DATA.

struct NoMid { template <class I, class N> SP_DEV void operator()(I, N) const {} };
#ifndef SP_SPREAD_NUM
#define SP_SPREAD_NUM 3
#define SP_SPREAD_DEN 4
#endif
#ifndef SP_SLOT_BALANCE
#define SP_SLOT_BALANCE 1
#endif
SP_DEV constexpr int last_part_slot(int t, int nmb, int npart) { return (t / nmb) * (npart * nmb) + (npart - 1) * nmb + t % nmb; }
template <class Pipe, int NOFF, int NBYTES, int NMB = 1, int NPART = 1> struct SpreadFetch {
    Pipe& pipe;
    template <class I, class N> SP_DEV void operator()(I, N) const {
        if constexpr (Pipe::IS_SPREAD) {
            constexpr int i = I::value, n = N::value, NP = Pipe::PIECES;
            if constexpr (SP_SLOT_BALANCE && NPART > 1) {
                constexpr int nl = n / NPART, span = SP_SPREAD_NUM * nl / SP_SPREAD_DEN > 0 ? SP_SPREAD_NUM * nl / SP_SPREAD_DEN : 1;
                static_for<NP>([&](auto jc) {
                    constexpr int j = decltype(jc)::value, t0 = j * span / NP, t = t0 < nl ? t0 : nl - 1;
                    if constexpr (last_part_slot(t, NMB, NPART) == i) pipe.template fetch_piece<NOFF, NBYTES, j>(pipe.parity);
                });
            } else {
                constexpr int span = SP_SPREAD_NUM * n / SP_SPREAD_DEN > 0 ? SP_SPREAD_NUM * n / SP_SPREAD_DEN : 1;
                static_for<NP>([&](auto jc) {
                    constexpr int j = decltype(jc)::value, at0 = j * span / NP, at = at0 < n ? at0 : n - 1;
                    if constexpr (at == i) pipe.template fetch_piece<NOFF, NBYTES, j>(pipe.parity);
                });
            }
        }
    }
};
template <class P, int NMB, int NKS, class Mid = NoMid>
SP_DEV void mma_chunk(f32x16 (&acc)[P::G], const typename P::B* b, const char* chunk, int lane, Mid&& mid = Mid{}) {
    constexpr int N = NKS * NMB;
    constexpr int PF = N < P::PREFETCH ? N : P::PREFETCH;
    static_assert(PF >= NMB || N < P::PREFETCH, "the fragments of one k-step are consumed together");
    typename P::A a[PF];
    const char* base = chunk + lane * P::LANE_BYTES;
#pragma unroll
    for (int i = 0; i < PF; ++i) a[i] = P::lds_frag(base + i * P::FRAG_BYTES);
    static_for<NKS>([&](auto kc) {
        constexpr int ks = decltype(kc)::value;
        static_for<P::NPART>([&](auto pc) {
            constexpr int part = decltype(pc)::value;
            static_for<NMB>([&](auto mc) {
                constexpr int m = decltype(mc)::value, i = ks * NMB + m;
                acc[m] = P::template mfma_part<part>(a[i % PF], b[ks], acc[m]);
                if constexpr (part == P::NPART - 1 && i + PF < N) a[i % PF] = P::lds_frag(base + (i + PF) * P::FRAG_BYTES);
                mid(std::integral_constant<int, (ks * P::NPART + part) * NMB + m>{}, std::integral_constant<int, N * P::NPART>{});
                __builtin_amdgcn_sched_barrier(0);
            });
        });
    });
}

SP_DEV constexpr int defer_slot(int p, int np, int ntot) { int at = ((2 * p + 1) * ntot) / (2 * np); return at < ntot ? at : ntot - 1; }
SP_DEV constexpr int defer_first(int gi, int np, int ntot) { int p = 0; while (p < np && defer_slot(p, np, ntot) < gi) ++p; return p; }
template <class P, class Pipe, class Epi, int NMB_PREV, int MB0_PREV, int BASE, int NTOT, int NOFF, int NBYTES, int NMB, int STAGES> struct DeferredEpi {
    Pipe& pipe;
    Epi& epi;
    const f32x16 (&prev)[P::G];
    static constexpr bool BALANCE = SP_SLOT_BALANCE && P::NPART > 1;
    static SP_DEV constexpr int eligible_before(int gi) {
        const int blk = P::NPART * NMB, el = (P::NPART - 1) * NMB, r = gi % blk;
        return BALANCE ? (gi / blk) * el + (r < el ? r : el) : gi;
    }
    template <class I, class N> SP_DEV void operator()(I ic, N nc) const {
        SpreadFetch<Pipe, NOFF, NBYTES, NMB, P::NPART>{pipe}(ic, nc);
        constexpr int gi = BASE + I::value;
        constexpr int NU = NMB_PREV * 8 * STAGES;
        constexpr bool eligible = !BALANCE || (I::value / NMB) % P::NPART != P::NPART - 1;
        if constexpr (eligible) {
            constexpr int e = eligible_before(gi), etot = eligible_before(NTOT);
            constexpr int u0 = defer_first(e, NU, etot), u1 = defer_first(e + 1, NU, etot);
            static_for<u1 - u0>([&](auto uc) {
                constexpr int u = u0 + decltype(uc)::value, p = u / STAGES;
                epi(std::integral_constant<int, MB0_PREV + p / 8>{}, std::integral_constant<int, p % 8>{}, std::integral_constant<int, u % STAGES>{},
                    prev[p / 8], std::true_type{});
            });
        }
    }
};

==

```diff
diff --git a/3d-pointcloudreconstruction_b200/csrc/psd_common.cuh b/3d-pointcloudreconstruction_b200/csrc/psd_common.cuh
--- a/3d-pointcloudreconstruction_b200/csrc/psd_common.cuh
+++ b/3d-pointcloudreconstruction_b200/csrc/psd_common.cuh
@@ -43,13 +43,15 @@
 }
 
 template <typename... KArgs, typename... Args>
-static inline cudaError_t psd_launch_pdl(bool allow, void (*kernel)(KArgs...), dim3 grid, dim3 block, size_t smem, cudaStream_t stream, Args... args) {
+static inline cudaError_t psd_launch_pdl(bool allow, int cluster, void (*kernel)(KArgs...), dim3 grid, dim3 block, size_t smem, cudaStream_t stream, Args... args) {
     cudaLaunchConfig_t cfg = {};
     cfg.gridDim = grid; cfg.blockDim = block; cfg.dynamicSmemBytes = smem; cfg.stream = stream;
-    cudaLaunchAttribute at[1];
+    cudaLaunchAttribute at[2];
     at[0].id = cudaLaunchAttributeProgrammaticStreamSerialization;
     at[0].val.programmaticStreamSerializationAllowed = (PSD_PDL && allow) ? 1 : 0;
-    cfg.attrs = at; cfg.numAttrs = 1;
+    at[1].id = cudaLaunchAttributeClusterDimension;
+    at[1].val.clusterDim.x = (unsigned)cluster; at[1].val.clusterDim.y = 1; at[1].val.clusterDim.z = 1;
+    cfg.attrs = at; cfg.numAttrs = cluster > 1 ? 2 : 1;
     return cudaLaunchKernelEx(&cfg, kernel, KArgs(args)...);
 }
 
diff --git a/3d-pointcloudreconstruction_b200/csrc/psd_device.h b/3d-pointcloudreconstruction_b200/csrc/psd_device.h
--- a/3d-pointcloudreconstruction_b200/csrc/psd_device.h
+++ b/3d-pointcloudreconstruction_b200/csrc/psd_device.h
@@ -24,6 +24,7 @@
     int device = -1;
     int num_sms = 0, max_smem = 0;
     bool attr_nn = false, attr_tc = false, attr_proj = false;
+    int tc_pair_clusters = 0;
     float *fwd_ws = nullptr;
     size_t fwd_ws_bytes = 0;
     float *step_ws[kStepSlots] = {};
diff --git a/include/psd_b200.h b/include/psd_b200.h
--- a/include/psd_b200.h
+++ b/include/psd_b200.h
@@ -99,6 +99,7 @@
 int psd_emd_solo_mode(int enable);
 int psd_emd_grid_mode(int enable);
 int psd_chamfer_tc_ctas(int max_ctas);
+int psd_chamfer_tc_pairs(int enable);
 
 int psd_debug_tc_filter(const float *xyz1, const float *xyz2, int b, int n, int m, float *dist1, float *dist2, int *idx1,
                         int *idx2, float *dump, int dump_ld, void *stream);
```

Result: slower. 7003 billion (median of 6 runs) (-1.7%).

EXERCISE PROMPT.
An exact copy of the lines above between the line holding "if constexpr (at" and the line holding "constexpr int N = NKS * NMB;", inclusive, is the whole answer.

YOUR RESPONSE.
                    if constexpr (at == i) pipe.template fetch_piece<NOFF, NBYTES, j>(pipe.parity);
                });
            }
        }
    }
};
template <class P, int NMB, int NKS, class Mid = NoMid>
SP_DEV void mma_chunk(f32x16 (&acc)[P::G], const typename P::B* b, const char* chunk, int lane, Mid&& mid = Mid{}) {
    constexpr int N = NKS * NMB;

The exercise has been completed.